When I worked as a circuit test engineer that produced fairly complex
multi-layer PCBs many years ago, there were three primary methods we used to
find shorts across the power rails.
1. Use a calibrated micro-ohm meter, fixing one lead to the PCB ground and
taking various resistance readings by moving the other lead from the board
edge connector along the traces to locate the point where the meter provided
the lowest resistance reading. You could then fix the lead to that point
and then take readings by moving the other (previously fixed) lead along the
grounds to again find the minimal reading. This usually led you to the area
of the board where the short or defective component was located. If you had
sensitive enough equipment and some good test leads, this procedure usually
worked pretty well when there was an actual hard short.

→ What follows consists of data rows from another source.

@@ -87,23 +90,36 @@
     constexpr uint32_t SORT_DIR_BITS = 3 + 2 * SORT_DIR_Q;
     constexpr uint32_t SORT_KEY_BITS = 3 * SORT_ORIGIN_BITS + SORT_DIR_BITS;
     constexpr uint32_t SORT_BINS = 1u << SORT_KEY_BITS;
+    constexpr uint32_t SORT_COARSE_BITS = MCRT_SORT_COARSE_BITS;
+    constexpr uint32_t SORT_FINE_BITS = SORT_KEY_BITS - SORT_COARSE_BITS;
+    constexpr uint32_t SORT_COARSE = 1u << SORT_COARSE_BITS;
+    constexpr uint32_t SORT_FINE = 1u << SORT_FINE_BITS;
+    constexpr uint32_t SORT_THREADS = 256;
+    constexpr uint32_t SORT_ITEMS = 16;
+    constexpr uint32_t SORT_CHUNK = SORT_THREADS * SORT_ITEMS;
+    static_assert(SORT_FINE_BITS <= 16 && SORT_COARSE <= SORT_THREADS && SORT_COARSE % 32 == 0,
+                  "fine digits are stored in 16 bits; one thread per coarse digit");
+    static_assert(SORT_FINE % SORT_THREADS == 0, "k_sort_fine scans SORT_FINE / SORT_THREADS digits per thread");
+    static_assert(SORT_CHUNK == 4096 && SORT_KEY_BITS <= 20, "k_sort_partition packs key << 12 | position in the tile in 32 bits");
 
     struct RaySort
     {
         uint32_t* path_key[2];
-        uint32_t* path_rank[2];
         uint32_t* path_order;
         uint32_t* shadow_key;
-        uint32_t* shadow_rank;
         uint32_t* shadow_order;
         uint32_t* hist_path;
         uint32_t* hist_shadow;
         uint32_t* bin_start;
         uint32_t* block_offset;
         uint32_t* done_counter;
+        uint32_t* coarse_start;
+        uint32_t* coarse_cursor;
+        uint32_t* chunk_start;
+        uint32_t* part_slot;
+        uint16_t* part_fine;
         uint32_t shade_sorted;
         uint32_t* shade_key;
-        uint32_t* shade_rank;
         uint32_t* shade_order;
         uint32_t* hist_shade;
         uint32_t prim_scale;
@@ -152,21 +168,32 @@
         return (dir << (3 * SORT_ORIGIN_BITS)) | cell;
     }
 
-    MCRT_D uint32_t sortRank(uint32_t* hist, uint32_t key, bool pred)
+    MCRT_D void sortCount(uint32_t* hist, uint32_t key, bool pred)
     {
         const unsigned active = __ballot_sync(0xFFFFFFFFu, pred);
-        uint32_t rank = 0;
         if (pred)
         {
             const unsigned peers = __match_any_sync(active, key);
-            const unsigned lane = threadIdx.x & 31u;
-            const int leader = __ffs(peers) - 1;
-            uint32_t base = 0;
-            if ((int)lane == leader) base = atomicAdd(&hist[key], (uint32_t)__popc(peers));
-            base = __shfl_sync(peers, base, leader);
-            rank = base + __popc(peers & ((1u << lane) - 1u));
-        }
-        return rank;
+            if ((int)(threadIdx.x & 31u) == __ffs(peers) - 1) atomicAdd(&hist[key], (uint32_t)__popc(peers));
+        }
+    }
+
+    template <uint32_t BITS>
+    MCRT_D uint32_t digitRank(uint32_t* s_hist, uint32_t digit, bool pred)
+    {
+        unsigned peers = __ballot_sync(0xFFFFFFFFu, pred);
+#pragma unroll
+        for (uint32_t b = 0; b < BITS; b++)
+        {
+            const unsigned ones = __ballot_sync(0xFFFFFFFFu, (digit >> b) & 1u);
+            peers &= ((digit >> b) & 1u) ? ones : ~ones;
+        }
+        const unsigned lane = threadIdx.x & 31u;
+        const int leader = pred ? __ffs(peers) - 1 : (int)lane;
+        uint32_t base = 0;
+        if (pred && (int)lane == leader) base = atomicAdd(&s_hist[digit], (uint32_t)__popc(peers));
+        base = __shfl_sync(0xFFFFFFFFu, base, leader);
+        return base + __popc(peers & ((1u << lane) - 1u));
     }
 
     template <class R> struct EmitParams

2. Apply a current limited, voltage limited (lower than the nominal design
voltage, for instance 5V DC) power source across the power rail at the PCB
edge connector. Start with a fairly low current limit and increase this as
needed, but keeping the current reasonable (you don't want a defective
component to explode - been there done that). We then used either a thermal
sensitive plastic sheet (material it contained was like the stuff used in
"mood rings" from the 1970's) or an infra-red camera to find the "hot spot"

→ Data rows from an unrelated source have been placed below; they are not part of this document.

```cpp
__global__ __launch_bounds__(128) void paged_attn_reduce_kernel(
    uint16_t* __restrict__ out, const float* __restrict__ tmp_out,
    const float* __restrict__ tmp_ml, const int* __restrict__ seq_lens,
    int Hq, int D, int partition_size, int max_parts) {
  const int seq = blockIdx.x;
  const int hq = blockIdx.y;
  const int nparts =
      min(max_parts, (seq_lens[seq] + partition_size - 1) / partition_size);
  const float* ml = tmp_ml + ((int64_t)seq * Hq + hq) * max_parts * 2;

  __shared__ float w[MAX_PARTS];
  __shared__ float l_sh;
  if (threadIdx.x == 0) {
    float M = -INFINITY;
    for (int p = 0; p < nparts; ++p) M = fmaxf(M, ml[p * 2]);
    float L = 0.f;
    for (int p = 0; p < nparts; ++p) {
      const float e = (ml[p * 2] == -INFINITY) ? 0.f : __expf(ml[p * 2] - M);
      w[p] = e;
      L += e * ml[p * 2 + 1];
    }
    l_sh = fmaxf(L, 1e-20f);
  }
  __syncthreads();
  const float* tp = tmp_out + ((int64_t)seq * Hq + hq) * max_parts * D;
  for (int d = threadIdx.x; d < D; d += blockDim.x) {
    float o = 0.f;
    for (int p = 0; p < nparts; ++p) {
      if (w[p] != 0.f) o += w[p] * tp[p * D + d];
    }
    out[((int64_t)seq * Hq + hq) * D + d] = f32_to_bf16(o / l_sh);
  }
}

template <int DHEAD, int G>
void launch_decode(uint16_t* out, float* tmp_out, float* tmp_ml,
                   const uint16_t* q, const uint16_t* kc, const uint16_t* vc,
                   const int* bt, const int* lens, float scale, int B,
                   int Hkv, int block_size, int max_blocks, int eff_part,
                   int nparts, int max_parts, int window, bool kv8,
                   hipStream_t stream) {
#define LAUNCH_PD(K8, VPS)                                                   \
  hipLaunchKernelGGL((paged_attn_decode_kernel<DHEAD, G, K8, VPS>),          \
                     dim3(B, Hkv, nparts), dim3(NTHREADS), 0, stream, out,   \
                     tmp_out, tmp_ml, q, kc, vc, bt, lens, scale, Hkv,       \
                     block_size, max_blocks, eff_part, max_parts, window)
  if (kv8)                          LAUNCH_PD(true, 4);
  else if (B * Hkv * nparts < 2048) LAUNCH_PD(false, 8);
  else                              LAUNCH_PD(false, 4);
#undef LAUNCH_PD
}

}

int64_t decode_part_quant() { return PART_QUANT; }

void paged_attn_decode(torch::Tensor out, torch::Tensor q,
                       torch::Tensor k_cache, torch::Tensor v_cache,
                       torch::Tensor block_tables, torch::Tensor seq_lens,
                       double scale, torch::Tensor tmp_out,
                       torch::Tensor tmp_ml, int64_t max_len,
                       int64_t window) {
  const int B = q.size(0);
  const int Hq = q.size(1);
  const int D = q.size(2);
  const int Hkv = k_cache.size(1);
  const int block_size = k_cache.size(2);
  const int max_blocks = block_tables.size(1);
  const int max_parts = tmp_out.dim() == 4 ? tmp_out.size(2) : 0;
  TORCH_CHECK(D == 64 || D == 128, "head_dim must be 64 or 128");
  TORCH_CHECK(Hkv > 0 && Hq % Hkv == 0, "Hq must be a multiple of Hkv");
  const int G = Hq / Hkv;
  TORCH_CHECK(G == 1 || G == 2 || G == 4 || G == 8, "G must be 1/2/4/8");
  TORCH_CHECK(max_len >= 1, "max_len must be >= 1, got ", max_len);
  TORCH_CHECK(q.scalar_type() == torch::kBFloat16 &&
                  out.scalar_type() == torch::kBFloat16,
              "q and out must be bf16");
  TORCH_CHECK(k_cache.scalar_type() == v_cache.scalar_type(),
              "k_cache and v_cache must share a dtype");
  TORCH_CHECK(block_tables.scalar_type() == torch::kInt32,
              "block_tables must be int32");
  TORCH_CHECK(seq_lens.scalar_type() == torch::kInt32,
              "seq_lens must be int32");
  TORCH_CHECK(seq_lens.size(0) == B && block_tables.size(0) == B,
              "seq_lens and block_tables must have B = ", B, " rows");
  TORCH_CHECK(q.is_contiguous() && out.is_contiguous() &&
                  k_cache.is_contiguous() && v_cache.is_contiguous() &&
                  block_tables.is_contiguous() && seq_lens.is_contiguous() &&
                  tmp_out.is_contiguous() && tmp_ml.is_contiguous(),
              "paged_attn_decode takes contiguous tensors");
  TORCH_CHECK(tmp_out.scalar_type() == torch::kFloat32 && max_parts >= 1 &&
                  tmp_out.sizes() == at::IntArrayRef({B, Hq, max_parts, D}),
              "tmp_out must be fp32 [B, Hq, max_parts, D] with B = ", B,
              ", Hq = ", Hq, ", D = ", D, "; got ", tmp_out.sizes());
  TORCH_CHECK(tmp_ml.scalar_type() == torch::kFloat32 &&
                  tmp_ml.sizes() == at::IntArrayRef({B, Hq, max_parts, 2}),
              "tmp_ml must be fp32 [B, Hq, max_parts, 2] with tmp_out's "
              "max_parts = ", max_parts, "; got ", tmp_ml.sizes());

  const int max_useful = cdiv((int)max_len, PART_QUANT);
  int nparts = std::max(1, TARGET_WGS / std::max(1, B * Hkv));
  nparts = std::min({nparts, max_useful, max_parts, MAX_PARTS});
  int eff_part = cdiv(cdiv((int)max_len, nparts), PART_QUANT) * PART_QUANT;
  nparts = cdiv((int)max_len, eff_part);

  auto stream = at::hip::getCurrentHIPStream();
  auto* o = (uint16_t*)out.data_ptr();
  auto* to = tmp_out.data_ptr<float>();
  auto* tm = tmp_ml.data_ptr<float>();
  auto* qp = (const uint16_t*)q.data_ptr();
  auto* kp = (const uint16_t*)k_cache.data_ptr();
  auto* vp = (const uint16_t*)v_cache.data_ptr();
  auto* bp = block_tables.data_ptr<int>();
  auto* lp = seq_lens.data_ptr<int>();

  const bool kv8 = k_cache.scalar_type() == torch::kUInt8;
#define DISPATCH(DH, GG)                                                     \
  launch_decode<DH, GG>(o, to, tm, qp, kp, vp, bp, lp, (float)scale, B,     \
                        Hkv, block_size, max_blocks, eff_part, nparts,      \
                        max_parts, (int)window, kv8, stream)
  if (D == 128) {
    if (G == 1) DISPATCH(128, 1);
    else if (G == 2) DISPATCH(128, 2);
    else if (G == 4) DISPATCH(128, 4);
    else DISPATCH(128, 8);
  } else {
    if (G == 1) DISPATCH(64, 1);
    else if (G == 2) DISPATCH(64, 2);
    else if (G == 4) DISPATCH(64, 4);
    else DISPATCH(64, 8);
  }
#undef DISPATCH

  if (nparts > 1) {
    hipLaunchKernelGGL(paged_attn_reduce_kernel, dim3(B, Hq), dim3(128), 0,
                       stream, o, to, tm, lp, Hq, D, eff_part, max_parts);
  }
}
```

on the PCB. This technique had the advantage of working for soft shorts,
such as were created by defective components (transistors, other
semiconductors, ICs, capacitors, etc.) or even resistive type shorts that
were created by contamination from foreign materials (conductive growths,
moisture, salt water contamination, etc.) We were even able to "see"
internal shorts on 8 layer circuit boards using the camera.

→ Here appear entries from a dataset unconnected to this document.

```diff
diff --git a/src/include/lux/gpu_api.h b/src/include/lux/gpu_api.h
--- a/src/include/lux/gpu_api.h
+++ b/src/include/lux/gpu_api.h
@@ -162,6 +162,13 @@
     uint32_t n1, const lux::V_ID* cidx1, const lux_uint2* rng1, uint32_t n2,
     const lux::V_ID* cidx2, const lux_uint2* rng2, const lux::V_ID* col,
     const float* gold, float* acc, lux::V_ID lo, lux::V_ID hi, int k);
+int lux_gpu_pull_slots_stream_hot_wide_iter(
+    uint64_t stream, uint32_t n0, const lux::V_ID* cidx0, uint32_t nt,
+    const uint32_t* tile0, const uint32_t* off0, const lux::V_ID* scol0,
+    uint64_t ne0, uint32_t n1, const lux::V_ID* cidx1, const lux_uint2* rng1,
+    uint32_t n2, const lux::V_ID* cidx2, const lux_uint2* rng2,
+    const lux::V_ID* col, uint64_t ne, const float* gold, float* acc,
+    lux::V_ID lo, lux::V_ID hi, int ks, int kw, uint32_t max_groups);
 void lux_gpu_pull_fill_inactive_pr(uint64_t stream, lux::V_ID vp,
                                    const lux::E_ID* row_ptr, float* out,
                                    const lux::V_ID* deg, lux::V_ID row_left,
```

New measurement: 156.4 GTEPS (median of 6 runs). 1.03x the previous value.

3. Visual observation and path tracing coupled with selective unsoldering of
legs of suspect components (assumes through hole mounting, not surface
mounting) and use of isolation rings (small plastic rings that slid over the
unsoldered leg of an IC isolating it from the multi-layer solder
pad/circuit. This technique was generally used as a last resort and usually
in combination with procedures 1 and 2 above, prior to scrapping
"difficult", but costly product that had been diagnosed with a power rail
short.
The above techniques are what I used about 20+ years back when I had
engineering responsibility in a large electronics factory. I'd imagine that
there are likely better approaches today due to improvements in technology
so would be interested to hear what others recommend.
Good luck!
Bob
"Henry Kolesnik" wrote in message
...
Sometime ago I think I recall someone posted or wrote an article on a neat
way to isolate a shorted component on a pcb using common test eqpt but I
can't recall the methodology. I'm trying to find a shorted component on
a
Wavetek 188-S-1257 signal generator. The B+ line reads about 0.4 ohms and
I'm not having much luck disconnecting componets. I don't have a
schematic
and my eyes ain't what they used to be for tracing and I want to minimize
the unsoldering. Does anyone recall the article or have a good way?